As soon as I read this poem I fell in love with it, for I am a lover of Emily Dickinson too!
Taking Off Emily Dickinson's Clothes
First, her tippet made of tulle, easily lifted off her shoulders and laid on the back of a wooden chair.
And her bonnet, the bow undone with a light forward pull.
Then the long white dress, a more complicated matter with mother-of-pearl buttons down the back, so tiny and numerous that it takes forever before my hands can part the fabric, like a swimmer's dividing water, and slip inside.
You will want to know that she was standing by an open window in an upstairs bedroom, motionless, a little wide-eyed, looking out at the orchard below, the white dress puddled at her feet on the wide-board, hardwood floor.
The complexity of women's undergarments in nineteenth-century America is not to be waved off, and I proceeded like a polar explorer through clips, clasps, and moorings, catches, straps, and whalebone stays, sailing toward the iceberg of her nakedness.
Later, I wrote in a notebook it was like riding a swan into the night, but, of course, I cannot tell you everything - the way she closed her eyes to the orchard, how her hair tumbled free of its pins, how there were sudden dashes whenever we spoke.
What I can tell you is it was terribly quiet in Amherst that Sabbath afternoon, nothing but a carriage passing the house, a fly buzzing in a windowpane.
So I could plainly hear her inhale when I undid the very top hook-and-eye fastener of her corset
and I could hear her sigh when finally it was unloosed, the way some readers sigh when they realize that Hope has feathers, that reason is a plank, that life is a loaded gun that looks right at you with a yellow eye.
Of course! I am guessing you mean romantic love, for many of my favourite poems are about universal love, but romantic love is what i will stick to for now!
Love Sonnet XVII by Pablo Neruda
I do not love you as if you were a salt rose, or topaz or the arrow of carnations the fire shoots off. I love you as certain dark things are to be loved, in secret, between the shadow and the soul.
I love you as the plant that never blooms but carries in itself the light of hidden flowers; thanks to your love a certain solid fragrance, risen from the earth, lives darkly in my body.
I love you without knowing how, or when, or from where. I love you straightforwardly, without complexities or pride; So I love you because I know no other way
than this: where I does not exist, nor you, so close that your hand on my chest is my hand, so close that your eyes close as I fall asleep.

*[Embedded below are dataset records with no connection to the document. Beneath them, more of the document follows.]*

struct ShardGeom {
    int width, rank, world, row_block;
    long long n_pixels;
    uint32_t wm, rbm;
    int ws, rbs;
};
__device__ __forceinline__ int div_magic(int n, uint32_t m, int s) {
    return (int)(((unsigned long long)(uint32_t)n * m) >> s);
}
inline void div_magic_make(uint32_t d, uint32_t &m, int &s) {
    int l = 0;
    while ((1ull << l) < d) ++l;
    s = 31 + l;
    m = (uint32_t)(((1ull << s) + d - 1) / d);
}
inline ShardGeom shard_geom(int width, int rank, int world, int row_block, long long n_pixels) {
    ShardGeom g{width, rank, world, row_block, n_pixels, 0u, 0u, 0, 0};
    div_magic_make((uint32_t)width, g.wm, g.ws);
    div_magic_make((uint32_t)row_block, g.rbm, g.rbs);
    return g;
// ... 335 lines not shown
template <bool DIST2 = kFarDist2, class Stack, class TS>
__device__ __forceinline__ bool trav_pop(TS &T, Stack &stk) {
    float acc = T.acc;
    int sp = T.sp;
    double thr = DIST2 ? far_thr(acc) : 0.0;
    for (int n = 0;; ++n) {
        if (sp == 0) {
            T.sp = 0;
            T.acc = acc;
            return true;
        }
        if (kMaxPops > 0 && n == kMaxPops) {
            T.sp = sp;
            T.acc = acc;
            return false;
        }
        const uint2 f = stk.get(--sp);
        if (f.x == kFrameAcc) {
            const float p = __uint_as_float(f.y);
            acc = acc < p ? acc : p;
            if (DIST2) thr = far_thr(acc);
            continue;
        }
        const float e = __uint_as_float(f.y);
        if (!(DIST2 ? far_gt_thr(e, thr) : e > acc)) {
            stk.put(sp++, make_uint2(kFrameAcc, __float_as_uint(acc)));
#ifdef RT_STACK_PROBE
            RT_STACK_PROBE(sp);
#endif
            T.sp = sp;
            T.acc = 1e9f;
            trav_enter(T, f.x >> 10, f.x & 1023u);
            return false;
        }
    }
}

template <bool COUNT, bool DIST2 = kFarDist2, class Stack, class TS>
__device__ __forceinline__ void node_step(const float4 q[4], const Ray &r, TS &T, Stack &stk, Counters &cnt) {
    NodeRec L, R;
    L.mn[0] = q[0].x; L.mn[1] = q[0].y; L.mn[2] = q[0].z; L.mx[0] = q[0].w; L.mx[1] = q[1].x; L.mx[2] = q[1].y;
    L.a = __float_as_uint(q[1].z); L.b = __float_as_uint(q[1].w);
    R.mn[0] = q[2].x; R.mn[1] = q[2].y; R.mn[2] = q[2].z; R.mx[0] = q[2].w; R.mx[1] = q[3].x; R.mx[2] = q[3].y;
    R.a = __float_as_uint(q[3].z); R.b = __float_as_uint(q[3].w);
    if (COUNT) cnt.aabb += 2;
    const uint32_t dpos = (r.d.x > 0.f ? 1u : 0u) | (r.d.y > 0.f ? 2u : 0u) | (r.d.z > 0.f ? 4u : 0u);
    const bool lf = (dpos >> T.b) & 1u;
    float cF[3];
    bool hL, hR, inF;
    box_pair_hit(L, R, r, lf, hL, hR, cF, inF);
    const float ef = DIST2 ? box_dist2(cF, inF, r) : box_dist(cF, inF, r);
    const bool hn = lf ? hL : hR, hf = lf ? hR : hL;
    const uint32_t na = lf ? L.a : R.a, nb = lf ? L.b : R.b, fa = lf ? R.a : L.a, fb = lf ? R.b : L.b;
    if (hn && hf) {
        RT_CHECK(T.sp < kStack, 11, T.sp, T.sp = 0);
        stk.put(T.sp++, make_uint2((fa << 10) | fb, __float_as_uint(ef)));
#ifdef RT_STACK_PROBE
        RT_STACK_PROBE(T.sp);
#endif
    }
    const bool far_only = !hn && hf && !(DIST2 ? ef > kFarMax2 : ef > 1e9f);
    if (hn || far_only) trav_enter(T, hn ? na : fa, hn ? nb : fb);
    else T.phase = TP_POP;
}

The things about you I appreciate may seem indelicate: I’d like to find you in the shower And chase the soap for half an hour. I’d like to have you in my power and see your eyes dilate. I’d like to have your back to scour And other parts to lubricate. Sometimes I feel it is my fate To chase you screaming up a tower or make you cower By asking you to differentiate Nietzsche from Schopenhauer. I’d like to successfully guess your weight and win you at a féte. I’d like to offer you a flower.
I like the hair upon your shoulders, Falling like water over boulders. I like the shoulders, too: they are essential. Your collar-bones have great potential (I’d like all your particulars in folders marked Confidential).
I like your cheeks, I like your nose, I like the way your lips disclose The neat arrangement of your teeth (Half above and half beneath) in rows.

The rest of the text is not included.